One of his aides approached, holding in his hand a green chinagraph. There were not that many neutrals in Europe at the moment.
“Sir, from SACEUR, in the last hour Luxemburg, Iceland and Denmark have announced their withdrawal from NATO and are believed to be suing for a separate peace.”
“The rot has started then.” General Hesher said. “The first of rats are abandoning ship.”
“There is more sir and I am also awaiting a response from the commanding officer of Eskadrille 723.” He handed across the message form from General Pierre Allain.

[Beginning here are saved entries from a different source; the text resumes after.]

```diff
@@ -1297,40 +1357,29 @@
     ctx->dfree(mv0); ctx->dfree(mh); ctx->dfree(mv); ctx->dfree(d_tmp);
     ctx->dfree(bk_in); ctx->dfree(bk_out); ctx->dfree(tp_in); ctx->dfree(tp_out); ctx->dfree(d_tmp2); ctx->dfree(d_marked); ctx->dfree(d_ovf);
   }
-  ctx->pres = nullptr; ctx->pres_lgb = 0;
-  ctx->stats.strand_filter = 0; ctx->stats.strand_filter_dropped = 0;
-  int lgb = 0;
-  if (nm && nm < 0xffffffffull && strand_filter_wanted(ctx)) {
-    while (lgb < 32 && (1ull << lgb) < nm) lgb++;
-    if (ctx->o.strand_filter > 0) lgb = std::min(lgb, ctx->o.strand_filter);
-    if (ctx->dmalloc((void **)&ctx->pres, (size_t)16 << lgb)) {
-      (void)hipGetLastError();
-      ctx->pres = nullptr;
-      if (dbg) fprintf(stderr, "[dict] presence table: no room for 2^%d buckets, running without\n", lgb);
-    }
-  }
-  if (ctx->pres) {
-    uint32_t *d_drops = nullptr;
-    std::vector<uint32_t> h_drops(PRES_DROP_CTRS);
-    DMALLOC(d_drops, PRES_DROP_CTRS * 4);
-    HIPCHK(hipMemsetAsync(ctx->pres, 0, (size_t)16 << lgb, st));
-    HIPCHK(hipMemsetAsync(d_drops, 0, PRES_DROP_CTRS * 4, st));
-    launch_pres_insert(st, uhash[0], (uint32_t)nk0, uhash[1], (uint32_t)nk1, ctx->dict[0].end - ctx->dict[0].start + 1,
-                       reinterpret_cast<uint32_t *>(ctx->pres), lgb, d_drops);
-    HIPCHK(hipGetLastError());
-    HIPCHK(hipMemcpyAsync(h_drops.data(), d_drops, PRES_DROP_CTRS * 4, hipMemcpyDeviceToHost, st));
-    HIPCHK(hipStreamSynchronize(st));
-    for (uint32_t v : h_drops) ctx->stats.strand_filter_dropped += v;
-    ctx->pres_lgb = lgb;
-    ctx->dfree(d_drops);
-    if (dbg) fprintf(stderr, "[dict] presence table: 2^%d buckets, %llu of %llu keys dropped\n", lgb,
-                     (unsigned long long)ctx->stats.strand_filter_dropped, (unsigned long long)nm);
-    DBG_T("presence table");
-  }
+  {
+    int r = build_pres(ctx, uhash, nk0, nk1);
+    if (r) return r;
+  }
+  if (ctx->pres) DBG_T("presence table");
   for (int l = 0; l < 2; l++) { ctx->dfree(uhash[l]); ctx->dfree(ustart[l]); ctx->dfree(ucount[l]); }
   DBG_T("free temps");
   HIPCHK(hipEventRecord(ctx->ev[3], st));
   ctx->stage = ST_DICT;
+  return 0;
+}
+
+int spring_reorder_pres_dump(spring_reorder_ctx *ctx, uint32_t *out, size_t cap_bytes, int32_t *lgb) {
+  if (!ctx || !lgb) return fail(SPRING_REORDER_E_ARG, "NULL argument");
+  if (ctx->stage < ST_DICT) return fail(SPRING_REORDER_E_STATE, "pres_dump: build_dict first");
+  if (!ctx->pres) { *lgb = -1; return 0; }
+  *lgb = ctx->pres_lgb;
+  const size_t bytes = (size_t)16 << ctx->pres_lgb;
+  if (!out) return 0;
+  if (cap_bytes < bytes) return fail(SPRING_REORDER_E_ARG, "pres_dump: %zu bytes of room for a table of %zu", cap_bytes, bytes);
+  HIPCHK(hipSetDevice(ctx->dev));
+  HIPCHK(hipStreamSynchronize(ctx->st));
+  HIPCHK(hipMemcpy(out, ctx->pres, bytes, hipMemcpyDeviceToHost));
   return 0;
 }
 
diff --git a/spring_amd/csrc/strand_filter.h b/spring_amd/csrc/strand_filter.h
--- a/spring_amd/csrc/strand_filter.h
+++ b/spring_amd/csrc/strand_filter.h
@@ -56,6 +56,37 @@
   (void)canon_and_flags(w, wl, l, f);
   return f;
 }
+SF_FN bool place(uint32_t *bk, uint32_t word) {
+  const uint32_t fp = word >> 4, flags = word & 15u;
+  for (int sl = 0; sl < 4; sl++) {
+#if defined(__HIP_DEVICE_COMPILE__)
+    uint32_t old = __hip_atomic_load(bk + sl, __ATOMIC_RELAXED, __HIP_MEMORY_SCOPE_AGENT);
+    if (old == 0u) old = atomicCAS(bk + sl, 0u, word);
+#else
+    const uint32_t old = bk[sl];
+    if (old == 0u) bk[sl] = word;
+#endif
+    if (old == 0u) return true;
+    if ((old >> 4) == fp) {
+      if ((old & flags) != flags) {
+#if defined(__HIP_DEVICE_COMPILE__)
+        atomicOr(bk + sl, flags);
+#else
+        bk[sl] = old | flags;
+#endif
+      }
+      return true;
+    }
+  }
+  return false;
+}
+constexpr int WRITE_LG = 11;
+constexpr uint32_t WRITE_MIN_BLOCKS = 1024, WRITE_MAX_KEYS_PER_BLOCK = 2u << WRITE_LG;
+SF_FN bool write_applies(int lgb, uint64_t nkeys) {
+  if (lgb < WRITE_LG || lgb > 32) return false;
+  const uint64_t nblk = 1ull << (lgb - WRITE_LG);
+  return nblk >= WRITE_MIN_BLOCKS || nkeys <= nblk * WRITE_MAX_KEYS_PER_BLOCK;
+}
 SF_FN uint32_t absent_of(uint32_t s0, uint32_t s1, uint32_t s2, uint32_t s3, uint32_t fp) {
   const uint32_t f0 = (s0 >> 4) == fp ? s0 : 0u, f1 = (s1 >> 4) == fp ? s1 : 0u, f2 = (s2 >> 4) == fp ? s2 : 0u,
                  f3 = (s3 >> 4) == fp ? s3 : 0u;
diff --git a/spring_amd/reorder.py b/spring_amd/reorder.py
--- a/spring_amd/reorder.py
+++ b/spring_amd/reorder.py
@@ -206,6 +206,15 @@
                                                 ids.ctypes.data, len(ids)))
         return sizes[:len(keys)], ids
 
+    def pres_dump(self):
+        lgb = C.c_int32()
+        _chk(self._L.spring_reorder_pres_dump(self._h, None, 0, C.byref(lgb)))
+        if lgb.value < 0:
+            return None, -1
+        tab = np.zeros((1 << lgb.value, 4), np.uint32)
+        _chk(self._L.spring_reorder_pres_dump(self._h, tab.ctypes.data, tab.nbytes, C.byref(lgb)))
+        return tab, lgb.value
+
     def download_reads(self):
         W = (2 * self.max_readlen - 1) // 64 + 1
         limbs = np.zeros((max(self.n, 1), W), np.uint64)
```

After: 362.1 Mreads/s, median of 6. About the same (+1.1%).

General Hesher read it twice and looked across at his liaison officers from the Dutch and Belgian forces.
“Has anyone from your General Staffs been in contact about the possibility of your brigades extracting themselves from the line and from further combat with the Red Army?”
Colonel Van d’Kypt of the Royal Netherlands Air Force answered for them both.
“Oddly enough we were just discussing phone calls we received on that very subject.” He continued. “Apparently no one on the General Staff of either of our countries could be reached, and someone claiming to be my governments defence minister called me direct.”